# Damn, Dropped May Laptop...Now have a Dark screen



## hickpick (Jul 17, 2004)

I had my Dell Latitude Laptop in a duffel bag and it slid off the top of my suitcase and fell about 2 feet to the floor in the lobby of a hotel while I was checking out.

When I got my laptop home and turned it on it booted up ok, but the screen is now black...I can barely make out the Windows XP logo and my destop icons.

Any suggestions on what might of happened on impact and how I might be able to fix it??

This makes me sick...here it is Thanksgiving weekend and I'll not be able to get it looked at until next Mon. if I need to take it to someone.

Any home remedies that I might be able to try out on my own would be greatly appreciated.

I searched and found posts about the backlight and inverter...could the drop have caused this problem?

Thanks.


----------



## cwwozniak (Nov 29, 2005)

The backlight on most laptops uses one or more glass fluorescent lamps. A big enough mechanical shock could crack or shatter them.
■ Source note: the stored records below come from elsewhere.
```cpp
static int pw_wgrad_launch(const char *W, const PwWgrad &d, hipStream_t s) {
  const int nb = d.nb, ng = d.ng, co = d.co, ci = d.ci;
  const long long p = d.p;
  NESIE_REQUIRE(nb >= 0 && ng >= 1 && co >= 1 && ci >= 1 && p >= 0 && d.dw, W);
  NESIE_REQUIRE(!d.sp_ent || (co == 128 && ci == 256 && (d.sp_ns == 16 || d.sp_ns == 64) && p % d.sp_ns == 0 && d.x_coef &&
                              d.x_relu && !d.bnb && !d.d_rb && !d.k4_w && ((uintptr_t)d.sp_ent & 7) == 0), W);
  NESIE_REQUIRE(!d.k4_w || (co == 64 && ci == 64 && ng == 1 && d.bnb && d.x_coef && !d.d_rb && d.x_bs >= 4 * p &&
                            ((uintptr_t)d.k4_w & 15) == 0), W);
  if (nb == 0 || p == 0) {
    (void)hipMemsetAsync(d.dw, 0, (size_t)ng * co * ci * sizeof(float), s);
    return NESIE_OK;
  }
  const bool tiled_mode = !d.bnb && !d.d_rb && pw_wgrad_tiled(nb, ng, co, ci, p);
  if (!tiled_mode && !nesie_pw_wgrad_supported(co, ci, p)) {
    set_error("%s: %d x %d over %lld positions is outside the built tiles", W, co, ci, p);
    return NESIE_ERR_UNSUPPORTED;
  }
  NESIE_REQUIRE(nb % ng == 0 && (d.dy || d.sp_ent) && d.x && d.workspace, W);
  NESIE_REQUIRE(d.workspace_bytes >= nesie_pw_wgrad_workspace_bytes(nb, ng, co, ci, p), W);
  NESIE_REQUIRE((((uintptr_t)d.dy | (uintptr_t)d.x) & 15) == 0 && (d.dy_bs & 3) == 0 && (d.x_bs & 3) == 0, W);
  NESIE_REQUIRE((long long)(co > ci ? co : ci) * p < (1ll << 30), W);
  NESIE_REQUIRE((long long)(nb / ng) * (p / 32) < (1ll << 30), W);
  const float lo = d.x_relu ? 0.f : -__builtin_inff();
  const int rev = walk_dir((long long)nb * co * p * 4);
  float *partial = (float *)d.workspace;
  int nwg = 0, cw = 0;
  dim3 grid;
  const float *xc = nullptr, *cc = nullptr;
  auto launch_sparse = [&](int tiled) {
    launch_lds<pw_wgrad_sparse_kernel>(dim3(nwg * ng), (size_t)2 * 256 * 36 * sizeof(float) + 256 * sizeof(float2), s, nb,
                                       ng, p, d.x, d.x_bs, d.x_coef, (const float2 *)d.sp_ent, d.sp_ns == 16 ? 4 : 6,
                                       (int)(p / d.sp_ns), partial, nwg, rev, tiled);
  };
#define LKL(LDS, ...)                                                                                                  \
  launch_lds<pw_wgrad_kernel<__VA_ARGS__>>(grid, LDS, s, nb, ng, co, cw, p, d.dy, d.dy_bs, xc, d.x_bs, cc, ci, lo,     \
                                           partial, nwg, d.bnz, d.bnb, d.dz, d.d_rb, d.rb_group, rev, d.k4_w, d.fdg_w, \
                                           d.fdg_part, d.fdg_gpart)
#define LK(CO16, CI16, ...) LKL(pw_wgrad_lds(CO16, CI16), CO16, CI16, __VA_ARGS__)
  if (tiled_mode) {
    nwg = pw_wgrad_tiled_nwg(nb, ng, co, ci, p);
    const int nrb = cdiv(co, TILED_B), ncb = cdiv(ci, TILED_B);
    grid = dim3(nwg * ng, nrb, ncb);
    cw = ci; xc = d.x; cc = d.x_coef;
    if (d.sp_ent) launch_sparse(1);
    else if (d.x_coef) LK(4, 4, 2, 4, true, false); else LK(4, 4, 2, 4, false, false);
    if (d.defer) {
      RDesc r{};
      r.part = partial; r.dw = d.dw; r.kind = 1; r.nparts = nwg; r.ci = ci; r.co = co; r.ng = ng;
      r.br = TILED_B; r.bc = TILED_B; r.nblk = nrb * ncb;
      const int st = rd_defer(r, s);
      return st ? st : check_launch(W);
    }
    hipLaunchKernelGGL(pw_wgrad_reduce_tiled_kernel, dim3(cdiv(TILED_B * TILED_B, 256), nrb * ncb, ng), dim3(256), 0, s,
                       co, ci, TILED_B, TILED_B, nwg, partial, d.dw);
    return check_launch(W);
  }
  const int block = pw_wgrad_block(co, ci);
  NESIE_REQUIRE(!d.bnb || (d.bnz && d.dz && block == ci && (((uintptr_t)d.bnz | (uintptr_t)d.dz) & 15) == 0), W);
  NESIE_REQUIRE(!d.d_rb || (d.bnb && (d.rb_group == 16 || d.rb_group == 64) && p % d.rb_group == 0 &&
                            d.dy_bs == (long long)co * p), W);
  nwg = pw_wgrad_nwg(nb, ng, p, co, block, d.bnb != nullptr);
  grid = dim3(nwg * ng);
#define L(CO16, CI16, WM, WN)                                                                                          \
  do {                                                                                                                 \
    if (d.bnb) { if (d.x_coef) LK(CO16, CI16, WM, WN, true, true); else LK(CO16, CI16, WM, WN, false, true); }         \
    else { if (d.x_coef) LK(CO16, CI16, WM, WN, true, false); else LK(CO16, CI16, WM, WN, false, false); }             \
  } while (0)
  for (int c0 = 0; c0 < ci; c0 += block) {
    cw = ci - c0 < block ? ci - c0 : block;
    xc = d.x + (size_t)c0 * p;
    cc = d.x_coef ? d.x_coef + (size_t)c0 * 4 : nullptr;
    if (d.k4_w && d.fdg_w) {
      NESIE_REQUIRE(d.fdg_part && d.fdg_gpart && ((uintptr_t)d.fdg_gpart & 15) == 0 && ((uintptr_t)d.fdg_part & 7) == 0, W);
      LKL(pw_wgrad_lds(4, 4, true), 4, 4, 2, 4, true, true, true, true);
    } else if (d.k4_w) LK(4, 4, 2, 4, true, true, true);
    else if (d.sp_ent) launch_sparse(0);
    else if (co <= 64 && cw <= 64) L(4, 4, 2, 4);
    else if (co <= 128 && cw <= 64) L(8, 4, 4, 2);
    else if (co <= 128 && cw <= 128) L(8, 8, 2, 4);
    else if (co <= 128 && cw <= 192) L(8, 12, 2, 4);
    else if (co <= 128 && cw <= 256) L(8, 16, 2, 4);
    else if (co <= 128) L(8, 20, 2, 4);
    else L(16, 8, 4, 2);
    const int total = co * cw;
    if (d.defer && block >= ci) {
      RDesc r{};
      r.part = partial; r.dw = d.dw; r.kind = 0; r.nparts = nwg; r.total = total; r.ci = cw; r.ld = ci; r.col0 = c0;
      r.co = co; r.ng = ng;
      const int st = rd_defer(r, s);
      if (st) return st;
      continue;
    }
    hipLaunchKernelGGL(pw_wgrad_reduce_kernel, dim3(cdiv(total, 64), ng), dim3(1024), 0, s, total, nwg,
                       partial, d.dw, cw, ci, c0, co);
  }
#undef L
#undef LK
#undef LKL
  return check_launch(W);
}

static PwWgrad pw_wgrad_problem(int nb, int ng, int co, int ci, long long p, float *dw, void *workspace,
                                size_t workspace_bytes) {
  PwWgrad d{};
  d.nb = nb; d.ng = ng; d.co = co; d.ci = ci; d.p = p;
  d.dw = dw; d.workspace = workspace; d.workspace_bytes = workspace_bytes;
  return d;
}
// ... 17 lines not shown
extern "C" int nesie_pw_wgrad_sparse(int nb, int ng, int co, int ci, long long p, int ns, const float *ent,
                                     const float *x, long long x_bstride, const float *x_coef, float *dw,
                                     void *workspace, size_t workspace_bytes, int defer, void *stream) {
  const char *W = "pw_wgrad_sparse";
  NESIE_REQUIRE(ent && nesie_pw_wgrad_sparse_supported(co, ci, p, ns), W);
  PwWgrad d = pw_wgrad_problem(nb, ng, co, ci, p, dw, workspace, workspace_bytes);
  d.x = x; d.x_bs = x_bstride; d.x_coef = x_coef; d.x_relu = 1;
  d.sp_ent = ent; d.sp_ns = ns;
  d.defer = defer;
  return pw_wgrad_launch(W, d, (hipStream_t)stream);
}

extern "C" int nesie_pw_wgrad_flush_deferred(void *stream) { return rd_flush((hipStream_t)stream); }
extern "C" int nesie_pw_wgrad_pending(void) { return g_pending.n; }
extern "C" int nesie_pw_wgrad_drop_deferred(void) {
  g_pending.n = 0;
  return NESIE_OK;
}

extern "C" int nesie_pw_wgrad_bn_supported(int co, int ci, long long p) {
  return nesie_pw_wgrad_supported(co, ci, p) && pw_wgrad_block(co, ci) == ci ? 1 : 0;
}

static int pw_wgrad_bn_backward_impl(const char *W, PwWgrad d, void *stream) {
  const int nb = d.nb, ng = d.ng, co = d.co;
  NESIE_REQUIRE(nb >= 0 && ng >= 1 && co >= 1 && d.nslots >= 1, W);
  hipStream_t s = (hipStream_t)stream;
  if (nb == 0 || d.p == 0) {
    if (d.dgamma) (void)hipMemsetAsync(d.dgamma, 0, (size_t)ng * co * sizeof(float), s);
    if (d.dbeta) (void)hipMemsetAsync(d.dbeta, 0, (size_t)ng * co * sizeof(float), s);
    return pw_wgrad_launch(W, d, s);
  }
  NESIE_REQUIRE(d.dy && d.bnz && d.z_coef && d.part && d.dz && d.coef_ws && nb % ng == 0, W);
  hipLaunchKernelGGL(pw_bnb_coef_kernel, dim3(ng * co), dim3(64), 0, s, ng * co, d.nslots,
                     (double)(nb / ng) * (double)d.p, d.part, d.z_coef, d.gamma, d.coef_ws, d.dgamma, d.dbeta);
  d.bnb = d.coef_ws;
  return pw_wgrad_launch(W, d, s);
}

extern "C" int nesie_pw_wgrad_bn_backward(int nb, int ng, int co, int ci, long long p, const float *da,
                                          const float *z, long long z_bstride, const float *z_coef,
                                          const float *gamma, const float *part, int nslots,
                                          const float *x, long long x_bstride, const float *x_coef,
                                          int x_relu, float *dz, float *dw, float *dgamma, float *dbeta,
                                          float *coef_ws, float *d_row_bias, int rb_group,
                                          void *workspace, size_t workspace_bytes, int defer, void *stream) {
  PwWgrad d = pw_wgrad_problem(nb, ng, co, ci, p, dw, workspace, workspace_bytes);
  d.dy = da; d.bnz = z; d.dy_bs = z_bstride; d.dz = dz;
  d.z_coef = z_coef; d.gamma = gamma; d.part = part; d.nslots = nslots;
  d.x = x; d.x_bs = x_bstride; d.x_coef = x_coef; d.x_relu = x_relu;
  d.dgamma = dgamma; d.dbeta = dbeta; d.coef_ws = coef_ws;
  d.d_rb = d_row_bias; d.rb_group = rb_group;
  d.defer = defer;
  return pw_wgrad_bn_backward_impl("pw_wgrad_bn_backward", d, stream);
}

extern "C" int nesie_pw_wgrad_bn_backward_k4(int nb, long long p, const float *da, const float *z,
                                             long long z_bstride, const float *z_coef, const float *gamma,
                                             const float *part, int nslots, const float *x4,
                                             long long x4_bstride, const float *w0, const float *x_coef,
                                             float *dz, float *dw, float *dgamma, float *dbeta, float *coef_ws,
                                             void *workspace, size_t workspace_bytes, int defer, void *stream) {
  const char *W = "pw_wgrad_bn_backward_k4";
  NESIE_REQUIRE(nb >= 1 && p >= 32 && x4 && w0 && x_coef, W);
  PwWgrad d = pw_wgrad_problem(nb, 1, 64, 64, p, dw, workspace, workspace_bytes);
  d.dy = da; d.bnz = z; d.dy_bs = z_bstride; d.dz = dz;
  d.z_coef = z_coef; d.gamma = gamma; d.part = part; d.nslots = nslots;
  d.x = x4; d.x_bs = x4_bstride; d.x_coef = x_coef; d.x_relu = 1; d.k4_w = w0;
  d.dgamma = dgamma; d.dbeta = dbeta; d.coef_ws = coef_ws;
  d.defer = defer;
  return pw_wgrad_bn_backward_impl(W, d, stream);
}

extern "C" int nesie_pw_wgrad_bn_backward_k4_slots(int nb, long long p) {
  return 2 * pw_wgrad_nwg(nb, 1, p, 64, 64, true);
}
extern "C" int nesie_pw_wgrad_bn_backward_k4_fused(int nb, long long p, const float *da, const float *z,
                                                   long long z_bstride, const float *z_coef, const float *gamma,
                                                   const float *part, int nslots, const float *x4,
                                                   long long x4_bstride, const float *w0, const float *x_coef,
                                                   const float *w, float *dw, float *dgamma, float *dbeta,
                                                   float *coef_ws, float *in_part, float *in_gpart,
                                                   void *workspace, size_t workspace_bytes, int defer,
                                                   void *stream) {
  const char *W = "pw_wgrad_bn_backward_k4_fused";
  NESIE_REQUIRE(nb >= 1 && p >= 32 && x4 && w0 && x_coef && w && in_part && in_gpart, W);
  PwWgrad d = pw_wgrad_problem(nb, 1, 64, 64, p, dw, workspace, workspace_bytes);
  d.dy = da; d.bnz = z; d.dy_bs = z_bstride; d.dz = const_cast<float *>(da);
  d.z_coef = z_coef; d.gamma = gamma; d.part = part; d.nslots = nslots;
  d.x = x4; d.x_bs = x4_bstride; d.x_coef = x_coef; d.x_relu = 1; d.k4_w = w0;
  d.fdg_w = w; d.fdg_part = in_part; d.fdg_gpart = in_gpart;
  d.dgamma = dgamma; d.dbeta = dbeta; d.coef_ws = coef_ws;
  d.defer = defer;
  return pw_wgrad_bn_backward_impl(W, d, stream);
}

extern "C" int nesie_pw_bnb_coef(int channels, int nslots, double count, const float *part,
                                 const float *z_coef, const float *gamma, float *bnb, float *dgamma,
                                 float *dbeta, void *stream) {
  const char *W = "pw_bnb_coef";
  NESIE_REQUIRE(channels >= 0 && nslots >= 1 && count > 0, W);
  if (channels == 0) return NESIE_OK;
  NESIE_REQUIRE(part && z_coef && bnb, W);
  hipLaunchKernelGGL(pw_bnb_coef_kernel, dim3(channels), dim3(64), 0, (hipStream_t)stream, channels, nslots,
                     count, part, z_coef, gamma, bnb, dgamma, dbeta);
  return check_launch(W);
}
```

### nesie_amd/kernels.py

```python
import contextlib
import os

import ctypes

import torch

from . import _lib

_injected = None


def _no_cpu_path(device):
    return RuntimeError(
        "nesie_amd kernels need HIP device tensors (got device "
        f"{device}); there is no CPU path in the product")


def _check(*tensors):
    for t in tensors:
        if not t.is_cuda:
            raise _no_cpu_path(t.device)
        if not t.is_contiguous():
            raise RuntimeError("nesie_amd kernels need contiguous tensors")
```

It is possible to just replace the lamps but you need a source of parts and some disassembly of the laptop's top cover and disassembly of the LCD display module itself. The fact that you can see the logo and icons is a good sign that the rest of the hardware (LCD glass of the display, the motherboard and hard drive) survived the fall.


----------



## hickpick (Jul 17, 2004)

Chuck, so I'm pretty much going to have to take it to someone to have it fixed. Doesn't sound by your post that it's something I can figure out on my own......crap.

It appears that all is fine with the actual screen and it boots up fine...if I shine a flashlight on the screen everything appears in order...it's just black if you don't shine a light on it.

So nothing I can check out myself?? I was hoping it would be a simple little fix...like something got knocked lose, etc.

Thanks.


----------



## cwwozniak (Nov 29, 2005)

There is always the chance that you did knock a connection loose inside the laptop. The fluorescent backlight lamps are powered by a high voltage DC/AC inverter that should be near the LCD display module inside the lid. The inverter is typically a long skinny PC board with connectors on each end. Two high voltage wires per lamp (some displays may use two or more) from the display plug into one end and a low voltage DC power and control cable from the mother board plugs into the other end. If any of those connections come loose, the backlight will not light up.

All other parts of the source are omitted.